With RRSIG resource record and/or Signature resource record can be signed in the framework by DNSSEC (DNS Security) arbitrary resource record digitally. The RRSIG type replaced 2004 the almost identical SIG resource record.
Background
A user, who receives to a DNS Request an answer (e.g. a IP address), cannot be not safe that the answer also really comes from a regular name server and that it was not falsified on the route of transportation. The solution is to sign resource record digitally.

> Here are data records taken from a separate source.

# Team766/ros_vision

Hardware: AMD Instinct MI355X
Metric: frames/sec + p50 per-frame latency, 1280x720 AprilTag detect at 1/2/4/8 MI355X (higher is better)
Workload: dtype u8

## Files before the change

ros_vision_amd/csrc/at_api.cpp:

```cpp
#include <hip/hip_runtime.h>

#include <algorithm>
#include <chrono>
#include <cmath>
#include <cstdio>
#include <cstdlib>
#include <cstring>
#include <map>
#include <string>
#include <thread>
#include <vector>

#include "../../include/at_api.h"
#include "at_common.h"
#include "at_gp.h"
#include "at_mjpg.h"
#include "at_mjpg_entropy.h"

namespace at {
hipError_t launch_tap_sizes(const uint8_t* thr, const uint32_t* par, const uint32_t* size, uint32_t* out, int Wd,
                            int Hd, hipStream_t st);
hipError_t launch_tap_labels(const uint8_t* thr, const uint32_t* par, uint32_t* out, int Wd, int Hd, hipStream_t st);
hipError_t launch_gp_preprocess(const uint8_t* src, int w, int h, float* out, int ow, int oh, int c, hipStream_t st);
hipError_t launch_draw(const DrawPrim* prims, int n, uint32_t* last, uint8_t* bgr, int W, int H, hipStream_t st);
// ... 72 lines not shown
    fd.bitx[n] = (int8_t)(d / 2 + 1);
    fd.bity[n] = (int8_t)(d / 2 + 1);
  }
  return fd;
}
}

using namespace at;

static_assert(kMjpgInvalid == AT_E_INVALID && kMjpgUnsupported == AT_E_UNSUPPORTED && kMjpgOk == AT_OK,
              "at_mjpg.h carries the ABI's codes");
static_assert(kJpg420 == AT_JPEG_420 && kJpg422 == AT_JPEG_422 && kJpg444 == AT_JPEG_444 && AT_E_CAPACITY == -3,
              "at_mjpg.h carries the ABI's sampling codes");

enum { kCtlNpts, kCtlNpairs, kCtlNdets, kCtlNquads, kCtlStatus, kCtlNpent, kCtlNqcand, kCtlCclOvf, kCtlNlr,
       kCtlPerFrame };
enum { kCtlWorkhead = 0, kCtlQhead = 1, kCtlWorkheadSmall = 2, kCtlBlobPts = 3, kCtlNcls = 5,
       kCtlDetHead = kCtlNcls + kNumCls, kCtlDecDone = kCtlDetHead + 1, kCtlWorkheadMid = kCtlDecDone + 1,
       kCtlScalars = kCtlWorkheadMid + 1 };

static constexpr unsigned kTimingEventFlags = hipEventDisableSystemFence;

struct at_detector {
  at_config cfg;
  at_camera cam;
  Geom g;
  Params prm;
  int B;
  int device;
  int nblobwg;
  hipStream_t st;
  hipStream_t st2;
  hipEvent_t ev_fork, ev_join;
  DevBufs d;
  std::vector<void*> allocs;
  uint8_t* d_in;
  size_t in_stride;
  const uint8_t** h_ftab;
  uint32_t* d_ctrl;
  size_t ctrl_words;
  size_t kstamp_word;
  double wclk_khz;
  double kd_ms;
  long long kd_n;
  uint32_t* h_ctrl;
  DevDetection* h_dets;
  std::vector<int> res_idx, res_n;
  std::vector<const DevDetection*> res_base;
  std::vector<std::vector<DevDetection>> res_ovf;
  int last_nframes;
  int last_fmt;
  int last_gray;
  int last_sizes;
  int last_staged;
  int last_gp;
  int last_mj_color;
  int pending;
  hipEvent_t ev_done;
  hipEvent_t ev_ext;
  int use_graphs;
  std::map<int, hipGraphExec_t> graphs;
  struct SplitGraphs { hipGraphExec_t seg[3]; };
  std::map<int, SplitGraphs> split_graphs;
  std::vector<hipGraph_t> cap_segs;
  KernelTimer kt;
  double kt_ms;
  long long kt_n;
  int profiling;
  hipEvent_t ev_stage[kNumStages + 1];
  double stage_ms[kNumStages];
  long stage_batches;
  double host_wait_us, host_tail_us;
  DrawPrim* d_prims;
  size_t prims_cap;
  uint32_t* d_last;
  uint8_t* mj_host[2];
  uint8_t* d_mj;
  size_t mj_slot;
  int mj_cur;
  int mj_threads;
  std::vector<at::MjpgDecoder> mj_dec;
  std::vector<int> mj_rc;
  std::vector<size_t> mj_bytes;
  std::vector<uint8_t> mj_dense;
  uint64_t mj_stats[9];
  hipEvent_t ev_mj[3];
  int mj_timed;
  int mj_color;
  int mj_color_bufs;
  uint8_t* d_mj_planes;
  size_t mj_plane;
  uint8_t* d_mj_bgr;
  int mj_dev_ent;
  int mj_subseq;
  uint8_t* mj_ent_host[2];
  size_t mj_ent_cap;
  at::EntBufs ent;
  uint32_t* h_ent_info;
  int mj_ent_batch;
  hipEvent_t ev_ent[2];
  int mj_ent_timed;
  at::JpgBufs jpg;
  size_t jpg_out_cap;
  uint32_t* h_jpg_total;
  uint8_t jpg_hdr[at::kJpgHeaderMax];
  size_t jpg_hdr_len;
  int jpg_hdr_q, jpg_hdr_s;
  uint64_t jpg_stats[2];
  hipEvent_t ev_jpg[2];
  at::GpParseBufs gp;
  at::GpBox* h_gp_out;
  uint32_t* h_gp_info;
  uint64_t gp_stats[4];
  hipEvent_t ev_gp[2];
};
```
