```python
SIGNATURES = {
    "mvster_relative_projection": [_f, _f, _i, _i, _f],
    "mvster_relative_projection_multi": [_f, _i, _f, _i, _i, _f],
    "mvster_pack_images": [_f, _i, _f, _i, _i, _i, _f],
    "mvster_pack_images_u8": [_f, _f, _i, _i, _i, _f],
    "mvster_load_pack_images_u8": [_f, _l, _f, _f, _f, _l, _f, _f, _i, _i, _i, _f],
    "mvster_forward_prologue": [_f, _i, _f, _i, _i, _i, _f, _i, _f, _f, _i, _f, _i, _i, _i, _i, _f],
    "mvster_warp_agg_fwd": [_f, _f, _f, _f, _f, _f] + [_i] * 9 + [_l] * 3 + [_i, _i, _fl, _i, _f],
    "mvster_warp_agg_fwd_indexed": [_f, _f, _f, _f, _f, _f] + [_i] * 10 + [_fl, _i, _f],
    "mvster_warp_agg_fwd_counted": [_f, _f, _f, _f, _f, _f] + [_i] * 9 + [_l] * 3 + [_i, _i, _fl, _i, _f, _f],
    "mvster_warp_agg_fwd_indexed_counted": [_f, _f, _f, _f, _f, _f] + [_i] * 10 + [_fl, _i, _f, _f],
    "mvster_gather_views": [_f, _f, _f, _i, _i, _i, _l, _f],
    "mvster_warp_agg_fwd_sched": [_f] * 6 + [_i, _f, _f, _f] + [_i] * 9 + [_l] * 3 + [_i, _fl, _i, _f],
    "mvster_warp_agg_bwd": [_f] * 11 + [_i] * 9 + [_l] * 3 + [_i, _i, _fl, _f],
    "mvster_warp_agg_bwd_scratch": [_i] * 8 + [_f, _f],
    "mvster_warp_agg_bwd_sorted_scratch": [_i] * 8 + [_f, _f],
    "mvster_warp_agg_bwd_sorted": [_f] * 11 + [_i] * 9 + [_l] * 3 + [_i, _i, _fl, _f],
    "mvster_init_range": [_f, _i, _f, _i, _i, _i, _i, _i, _f],
    "mvster_schedule_inverse_range": [_f, _f, _f, _i, _i, _i, _i, _f],
    "mvster_schedule_range": [_f, _f, _f, _i, _i, _i, _i, _f],
    "mvster_select_depth": [_f, _f, _f, _f, _i, _f, _f, _f, _f, _f, _f, _f, _i, _i, _i, _i, _fl, _f],
    "mvster_select_depth_bwd": [_f, _f, _f, _f, _f, _f, _i, _i, _i, _i, _i, _f],
    "mvster_upsample_bilinear": [_f, _f, _i, _i, _i, _i, _i, _f],
    "mvster_upsample_bilinear_multi": [_f, _f, _f, _f, _i, _i, _i, _i, _f],
    "mvster_conv_mfma": [_f, _f, _f, _f, _f, _f, _f, _f, _f, _f, _i, _f, _i, _i, _i, _i, _f],
    "mvster_conv_small": [_f, _f, _f, _f, _f, _f, _i, _i, _i, _i, _i, _f],
    "mvster_conv_narrow": [_f, _f, _f, _f, _f, _f, _i, _i, _i, _i, _i, _i, _i, _f],
    "mvster_conv_narrow4": [_f, _f, _f, _f, _f, _i, _i, _i, _i, _i, _i, _f],
    "mvster_conv_narrow_pair": [_f, _f, _f, _f, _f, _f, _f, _f, _i, _i, _i, _i, _i, _i, _f],
    "mvster_deconv_select": [_f] * 14 + [_i] * 6 + [_fl, _f],
    "mvster_deconv_small": [_f, _f, _f, _f, _f, _f, _f, _f, _i, _i, _i, _i, _i, _i, _f],
    "mvster_fpn_tail_gather": [_f, _f, _f, _f, _i, _i, _i, _i, _f],
    "mvster_fpn_lateral_up": [_f, _f, _f, _f, _f, _i, _i, _i, _i, _i, _f],
    "mvster_fpn_tail_fused": [_f, _f, _f, _f, _f, _f, _i, _i, _i, _i, _f],
    "mvster_fpn_tail_gather_bwd": [_f, _f, _i, _i, _i, _i, _i, _f],
    "mvster_pack_conv_weights": [_f, _f] + [_i] * 6 + [_l] * 5 + [_i, _f],
    "mvster_pack_wino_weights": [_f, _f, _i, _i, _i, _i, _l, _l, _l, _l, _l, _i, _f],
    "mvster_pack_wino_batch": [_f, _i, _i, _f],
    "mvster_pack_conv_weights_classes": [_f, _f, _i, _i, _i, _i, _i, _f, _f, _f, _f],
    "mvster_conv_wgrad": [_f, _f, _f] + [_i] * 20 + [_f],
    "mvster_conv_wgrad_slots": [_i] * 12,
    "mvster_bn_relu_fwd": [_f, _f, _f, _f, _f, _l, _i, _i, _i, _f],
    "mvster_conv_wgrad_finish": [_f, _f] + [_i] * 10 + [_f],
    "mvster_bn_slots": [_l, _i, _i],
    "mvster_col_sum": [_f, _f, _f, _f, _l, _i, _f],
    "mvster_bn_train_slots": [_l, _i, _i],
    "mvster_bn_train_fwd": [_f] * 10 + [_l, _i, _i, _i, _fl, _fl, _f],
    "mvster_bn_train_bwd": [_f] * 7 + [_l, _i, _i, _i, _f],
    "mvster_conv_wgrad_finish_batch": [_f, _i, _f],
    "mvster_bn_relu_bwd_reduce": [_f] * 11 + [_l, _i, _i, _i, _f],
    "mvster_bn_relu_bwd_apply": [_f] * 8 + [_l, _i, _i, _i, _i, _f],
    "mvster_upsample2x_cl_fwd": [_f, _f, _i, _i, _i, _i, _f],
    "mvster_upsample2x_cl_bwd": [_f, _f, _i, _i, _i, _i, _f],
    "mvster_upsample2x_nearest_cl": [_f, _f, _i, _i, _i, _i, _i, _f],
    "mvster_sinkhorn": [_f, _f, _f, _f, _f, _i, _i, _l, _i, _fl, _f],
    "mvster_sinkhorn_continuous": [_f, _f, _f, _f, _f, _f, _i, _i, _l, _i, _fl, _f],
    "mvster_stage_loss_terms": [_f, _f, _f, _f, _f, _f, _i, _i, _l, _i, _f],
# ... 63 lines not shown
```

mvster_amd/conv_plan.py:

```python
import ctypes

import numpy as np
import torch

from . import _lib, ops

GEOM = ("B", "Di", "Hi", "Wi", "Do", "Ho", "Wo", "DoF", "HoF", "WoF", "sd", "sh", "sw", "cout", "ntile_total", "relu",
        "skip_mode", "osd", "osh", "osw", "nclass")
GEOM_CLASS = ("kd", "kh", "kw", "pd", "ph", "pw", "od", "oh", "ow", "nsteps")

SKIP_NONE, SKIP_ADD, SKIP_UPSAMPLE_ADD = 0, 1, 2


def _pack_gemm(wk):
    K, N = wk.shape
    Kp, Np = (K + 15) // 16 * 16, (N + 15) // 16 * 16
    full = wk.new_zeros(Kp, Np)
    full[:K, :N] = wk
    return full.view(Kp // 16, 4, 4, Np // 16, 16).permute(0, 3, 1, 4, 2).contiguous().view(-1), Kp // 16


def fold_bn(bn, cout, device):
    if bn is None:
        return torch.ones(cout, device=device), torch.zeros(cout, device=device)
# ... 48 lines not shown
    return _FAMILIES


def tuned_choice(layer, B, Di, Hi, Wi, skip_mode):
    import math
    sig = layer_signature(layer, B, Di, Hi, Wi, skip_mode)
    hit = _tuning().get(sig)
    if hit:
        return hit, "exact"
    if skip_mode == SKIP_ADD:
        hit = _tuning().get(sig[:-1] + "0")
        if hit:
            return hit, "exact (without skip)"
    lst = _families().get((sig[:sig.index("_", sig.index("_s") + 1)], skip_mode))
    if lst:
        lv, ld, lb = math.log2(max(1, B * Di * Hi * Wi)), math.log2(max(1, Di)), math.log2(max(1, B))
        d, val = min(((abs(e[0] - lv) + abs(e[1] - ld) + 0.25 * abs(e[2] - lb), e[3]) for e in lst), key=lambda t: t[0])
        if d <= FAMILY_REACH:
            return list(val), "family"
    return None, None


FUSE_TAIL = True
FUSE_SELECT = True
LDS_BUDGET = 12 * 256 * 16
FORCE_VARIANT = None
TPERS16_MIN_VOXELS = 40960
FUSE_CONV0 = True
NARROW_PAIR_WPC = 1
NARROW_PAIR_MIN_PIXELS = 512 * 14 * 64
NARROW_MIN_VOXELS = 64 * 256
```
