# jamesonquinn/Mamba.jl

Hardware: AMD Instinct MI355X
Metric: chain-updates/sec (iters×chains) on rats model at 1/2/4/8 MI355X (higher is better)
Workload: dtype f64

## Files before the change

### mamba.jl_amd/csrc/device.h

```cpp
#pragma once
#if !defined(__HIPCC_RTC__)
#include <hip/hip_runtime.h>
#include <stdint.h>
#endif

#include "mamba_hip.h"
#include "mmb_math.h"
#include "ir_math.h"

#define MMB_MAXB MMB_MAX_BLOCKS

__device__ __forceinline__ bool mmb_inverse_ballot(uint64_t m) {
#if defined(__HIPCC_RTC__)
  return ((m >> (threadIdx.x & 63)) & 1ull) != 0ull;
#else
  return __builtin_amdgcn_inverse_ballot_w64(m);
#endif
}

template <bool B>
struct mmb_bc {
  static constexpr bool value = B;
  constexpr operator bool() const { return B; }
};
// ... 38 lines not shown
  double* t_accept;
  int32_t* t_m;
  int32_t* t_flags;
  double* t_Mv;
  double* t_Mvv;
  double* t_Ls;
  uint8_t* t_piv;
  double* t_xnext;
  int64_t* t_xtag;
  uint64_t* t_astat;
  double* t_nuts;
  double* t_nfr;
  double* t_hmc;
  int32_t ir_blk;
  int32_t fdgrad;
  const int32_t* sep;
  double sep_eps;
  int32_t gibbs_fam;
  double gibbs_a;
};

struct SweepArgs {
  int32_t K;
  uint32_t chain_offset;
  uint64_t seed;
  int64_t iter0;
  int32_t n_iters;
  int32_t nb;
  int64_t burnin, thin, model_burnin;
  int64_t kept_base;
  int64_t kept_origin;
  double* vals;
  int64_t xepoch;
  unsigned long long* nuts_stat;
  double* draws;
  const double* data0;
  double ig_c;
  double xbar;
  double xm[5];
  double lx[5], ly[5];
  const DBlock* blocks;
  const mmb_ir_node* ir_nodes;
  const int32_t* ir_code;
  const double* ir_const;
  const double* ir_pool;
  const mmb_ir_block* ir_blocks;
  const int32_t* ir_mon;
  int32_t ir_nmon, ir_pmon;
  int32_t ir_vs;
  int32_t ir_red0;
  int32_t ir_amm;
  int32_t ir_lds;
  const int32_t* cperm;
  int32_t amwg_exact;
  int32_t slice_exact;
  int32_t amwg_probe;
};

#define MMB_ORDER_BLOCKS 3
struct OrderArgs {
  const int32_t* flags[MMB_ORDER_BLOCKS];
  int32_t nblk;
  int32_t K;
  int32_t cpw;
  int32_t mode;
  int32_t* perm;
};

__device__ __forceinline__ const DBlock& mmb_block(const DBlock* p, int b) {
#if defined(__HIP_DEVICE_COMPILE__)
  return *(const DBlock*)&((const __attribute__((address_space(4))) DBlock*)p)[b];
#else
  return p[b];
#endif
}

MMB_HD int mmb_tri(int i) { return (i * (i + 1)) >> 1; }
MMB_HD int mmb_slot(int i, int k) { return i >= k ? mmb_tri(i) + k : mmb_tri(k) + i; }

__device__ __forceinline__ void grp_sync() {
  __builtin_amdgcn_fence(__ATOMIC_RELEASE, "wavefront");
  __builtin_amdgcn_wave_barrier();
  __builtin_amdgcn_fence(__ATOMIC_ACQUIRE, "wavefront");
}

template <int CTRL>
__device__ __forceinline__ int dpp_i(int x) {
  return __builtin_amdgcn_mov_dpp(x, CTRL, 0xF, 0xF, true);
}
template <int CTRL>
__device__ __forceinline__ double dpp_d(double x) {
  uint64_t u = mmb_d2u(x);
  int lo = dpp_i<CTRL>((int)(uint32_t)u), hi = dpp_i<CTRL>((int)(uint32_t)(u >> 32));
  return mmb_u2d((uint64_t)(uint32_t)lo | ((uint64_t)(uint32_t)hi << 32));
}
__device__ __forceinline__ int swap16_i(int x) {
  auto r = __builtin_amdgcn_permlane16_swap((unsigned)x, (unsigned)x, false, false);
  return (int)((threadIdx.x & 16) ? r[0] : r[1]);
}
__device__ __forceinline__ double swap16_d(double x) {
  uint64_t u = mmb_d2u(x);
  int lo = swap16_i((int)(uint32_t)u), hi = swap16_i((int)(uint32_t)(u >> 32));
  return mmb_u2d((uint64_t)(uint32_t)lo | ((uint64_t)(uint32_t)hi << 32));
}
template <int N, bool FIRST>
__device__ __forceinline__ void fmac_rowbc(double& acc, double x, double b) {
// ... 176 lines not shown
```

### mamba.jl_amd/csrc/engine.cpp

```cpp
#include <hip/hip_runtime.h>

#include <algorithm>
#include <cmath>
#include <cstdarg>
#include <cstdio>
#include <cstdlib>
#include <cstring>
#include <map>
#include <string>
#include <type_traits>
#include <vector>

#include "device.h"
#include "models.h"
#include "nuts.h"
#include "logistic.h"
#include "ir.h"
#include "ir_jit.h"

#include <rccl/rccl.h>

hipError_t mmb_launch_sweep(int model, unsigned kinds, const SweepArgs& A, hipStream_t st);
hipError_t mmb_launch_order_chains(const OrderArgs& a, hipStream_t st);
hipError_t mmb_launch_pchol_probe(int n, int d, const double* S, double* L, int32_t* pos, int32_t* info,
                                  hipStream_t st);
hipError_t mmb_lg_launch_ctl(const LgArgs& A, int start, int parity, int nbound, int fold, hipStream_t st);
hipError_t mmb_lg_launch_grad(const LgArgs& A, int parity, int nbound, int fold, hipStream_t st);
hipError_t mmb_launch_gr_range(int pmon, int64_t n, int K, const double* draws, double* out,
                               hipStream_t st);
hipError_t mmb_launch_chain_summary(int P, int64_t n, int K, int64_t kg0, int64_t bs, const double* draws,
                                    const double* shift, double* out, hipStream_t st);
hipError_t mmb_launch_order_hist(int P, int j, int64_t n, int K, const double* draws, int nt,
                                 const uint64_t* prefix, int pass, unsigned long long* counts, hipStream_t st);
hipError_t mmb_launch_gr_stats(int pmon, int64_t n, int K, const double* draws, const int32_t* link,
                               const double* shift, double* stats, hipStream_t st);
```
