+      dmw::sched_fence();
+    }
 #pragma unroll
     for (int c = 0; c < HINGE_PASSES; c++) {
       const int u = sl + SW * c;
       if (u < NU) {
-        const R a = ctrl_of_action(M, B, env, u, (R)action[(size_t)env * NU + u], s.qpos[7 + u], s.qvel[6 + u], n_substeps);
+        const R a = ctrl_of_action(B, a_in[c], s.qpos[7 + u], s.qvel[6 + u], cfg[c], vel[c], kp[c], kd[c]);
         if (live) B.ctrl[(size_t)env * NU + u] = a;
-        s.act[u + 6] = act_force(M, u + 6, a);
+        s.act[u + 6] = act_force(gear[c], lo[c], hi[c], a);
       }
     }
   }
@@ -166,15 +201,27 @@
 
 template <class R>
 DM_DEV void slot_reset_env(const DevModel<R>& M, const Batch<R>& B, SlotShared<R>& s, int env, int sl, bool doit, int mode, int hard) {
+  if (dmw::ballot(doit) == 0ull) return;
   const int ep = B.episode[env];
   const int genv = B.env_offset + env;
   const int idx = reset_draw(B, env, ep);
+  R q_in[Q_PASSES] = {}, v_in[Q_PASSES] = {};
+  if (mode == 0) {
+#pragma unroll
+    for (int c = 0; c < Q_PASSES; c++) {
+      const int i = sl + SW * c, iq = i < NQ ? i : 0, iv = i < NV ? i : 0;
+      q_in[c] = B.mocap_cfg[(size_t)idx * NQ + iq]; v_in[c] = B.mocap_vel[(size_t)idx * NV + iv];
+    }
+    dmw::sched_fence();
+  }
   if (doit) {
 #pragma unroll
     for (int c = 0; c < Q_PASSES; c++) {
       const int i = sl + SW * c;
       if (i < NQ) {
         R q, v = 0;
+        if (mode == 0) reset_element_rsi(i, q_in[c], v_in[c], q, v);
+        else
         reset_element(M, B, mode, idx, genv, ep, i, q, v);
         s.qpos[i] = q;
         if (i < NV) s.qvel[i] = v;
@@ -187,29 +234,42 @@
 }
 template <class R>
 DM_DEV void slot_reset_env_clips(const DevModel<R>& M, const Batch<R>& B, const ClipArgs<R>& C, SlotShared<R>& s, int env, int sl, bool doit, int mode, int hard) {
+  if (dmw::ballot(doit) == 0ull) return;
   const int c = C.episode_clip(B, env, B.episode[env], mode, hard);
   slot_reset_env(M, clip_view(B, C.rec[c]), s, env, sl, doit, mode, hard);
   if (doit && sl == 0) C.clip[env] = c;
 }
 
-template <class R>
-DM_DEV R slot_imitation_reward(const DevModel<R>& M, const Batch<R>& B, SlotShared<R>& s, int sl, const LaneTopo& lt, const R* ref, R shx, R shy, const R* refv = nullptr) {
+struct NoRide { DM_DEV void operator()() const {} };
+template <class R, class RIDE = NoRide>
+DM_DEV R slot_imitation_reward(const DevModel<R>& M, const Batch<R>& B, SlotShared<R>& s, int sl, const LaneTopo& lt, const R* ref, R shx, R shy, const R* refv = nullptr,
+                               const RIDE& ride = RIDE()) {
   R qloc[4], aloc[3][3], xip[3];
   slot_kinematics(M, s, sl, lt, xip, qloc, aloc);
   const bool v1 = refv != nullptr;
   const R* rv = v1 ? refv : ref;
   const R* P = B.imit_pdev;
+  const int gl = sl >= 1 && sl < 13 ? sl - 1 : 0, el = sl < 4 ? sl : 0;
+  const int qoff = sl == 0 || sl >= 13 ? 3 : 13 + 4 * gl, roff = sl == 0 || sl >= 13 ? 10 : 61 + 3 * gl;
+  R ref_q[4], ref_w[3], ref_p[3], ref_v[3], ref_e[3], ref_c[3], p_off[3];
+  for (int k = 0; k < 4; k++) ref_q[k] = ref[qoff + k];
+  for (int k = 0; k < 3; k++) { ref_w[k] = rv[roff + k]; ref_p[k] = ref[k]; ref_v[k] = ref[7 + k]; ref_e[k] = ref[97 + 3 * el + k]; ref_c[k] = ref[109 + k]; p_off[k] = P[20 + 3 * el + k]; }
+  const R p_w = P[sl == 0 || sl >= 13 ? 12 : gl], p_12 = P[12], p_body = P[16 + el];
+  const R total_mass = M.total_mass;
+  int dof_b[DOF_PASSES];
+#pragma unroll
+  for (int cpass = 0; cpass < DOF_PASSES; cpass++) { const int d = sl + SW * cpass; dof_b[cpass] = TOPO.dof_body[d < NV ? d : 0]; }
+  ride();
+  dmw::sched_fence();
   R rq[4] = {s.qpos[3], s.qpos[4], s.qpos[5], s.qpos[6]};
   normalize4(rq);
   R pose = 0, vel = 0, eff = 0, root = 0, mx = 0, my = 0, mz = 0;
   if (sl < 13) {
-    const int g = sl - 1;
     const int da = dmw::launder(lt.dofadr), nd = dmw::launder(lt.dofnum);
     const bool isroot = sl == 0, ball = !isroot && nd == 3;
-    const R* rquat = ref + (isroot ? 3 : 13 + 4 * g);
     const R ident[4] = {1, 0, 0, 0};
     R q0[4], q1[4];
-    for (int k = 0; k < 4; k++) { q0[k] = isroot ? rq[k] : (ball ? qloc[k] : ident[k]); q1[k] = (isroot || ball) ? rquat[k] : ident[k]; }
+    for (int k = 0; k < 4; k++) { q0[k] = isroot ? rq[k] : (ball ? qloc[k] : ident[k]); q1[k] = (isroot || ball) ? ref_q[k] : ident[k]; }
     const R th = quat_diff_theta(q0, q1);
     R pe = v1 ? fabs(th) : th * th, ve = 0;
     if (isroot) {
@@ -217,39 +277,39 @@
       const R wloc[3] = {s.qvel[3], s.qvel[4], s.qvel[5]};
       quat_rot(wv, rq, wloc);
       R dv2 = 0, dp2 = 0;
-      for (int k = 0; k < 3; k++) { const R a = rv[10 + k] - wv[k]; ve += v1 ? fabs(a) : a * a; const R c = ref[7 + k] - s.qvel[k]; dv2 += c * c; }
-      const R p1[3] = {ref[0] + shx, ref[1] + shy, ref[2]};
+      for (int k = 0; k < 3; k++) { const R a = ref_w[k] - wv[k]; ve += v1 ? fabs(a) : a * a; const R c = ref_v[k] - s.qvel[k]; dv2 += c * c; }
+      const R p1[3] = {ref_p[0] + shx, ref_p[1] + shy, ref_p[2]};
       for (int k = 0; k < 3; k++) { const R a = s.qpos[k] - p1[k]; dp2 += v1 ? fabs(a) : a * a; }
       root = v1 ? dp2 : dp2 + R(0.1) * pe + R(0.01) * dv2 + R(0.001) * ve;
     } else if (ball) {
       R wl[3] = {0, 0, 0};
       for (int k = 0; k < 3; k++) { const R rate = s.qvel[da + k]; wl[0] += aloc[k][0] * rate; wl[1] += aloc[k][1] * rate; wl[2] += aloc[k][2] * rate; }
-      for (int k = 0; k < 3; k++) { const R w = rv[61 + 3 * g + k] - wl[k]; ve += v1 ? fabs(w) : w * w; }
+      for (int k = 0; k < 3; k++) { const R w = ref_w[k] - wl[k]; ve += v1 ? fabs(w) : w * w; }
     } else {
-      const R a = ref[13 + 4 * g] - s.qpos[da + 1], w = rv[61 + 3 * g] - s.qvel[da];
-      pe = v1 ? fabs(a) : a * a; ve = v1 ? fabs(w) + fabs(rv[61 + 3 * g + 1]) + fabs(rv[61 + 3 * g + 2]) : w * w;
-    }
-    const R wj = v1 ? (isroot ? R(1) : P[g] / P[12]) : P[isroot ? 12 : g];
+      const R a = ref_q[0] - s.qpos[da + 1], w = ref_w[0] - s.qvel[da];
+      pe = v1 ? fabs(a) : a * a; ve = v1 ? fabs(w) + fabs(ref_w[1]) + fabs(ref_w[2]) : w * w;
+    }
+    const R wj = v1 ? (isroot ? R(1) : p_w / p_12) : p_w;
     pose = wj * pe; vel = v1 ? ve : wj * ve;
   }
   if (sl < 4) {
-    const int e = sl, b = (int)P[16 + e];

A digital signature presupposes a publication IC key procedure. The name server, which is autoritativ as masters for an DNS entry, signs this with its private key. Resolvers can validate the digital signature at any time, if they know the public key of the zone.
Structure
A RRSIG resource record consists of the following fields:
Name of the digitally signed RRsRRSIG (type 46)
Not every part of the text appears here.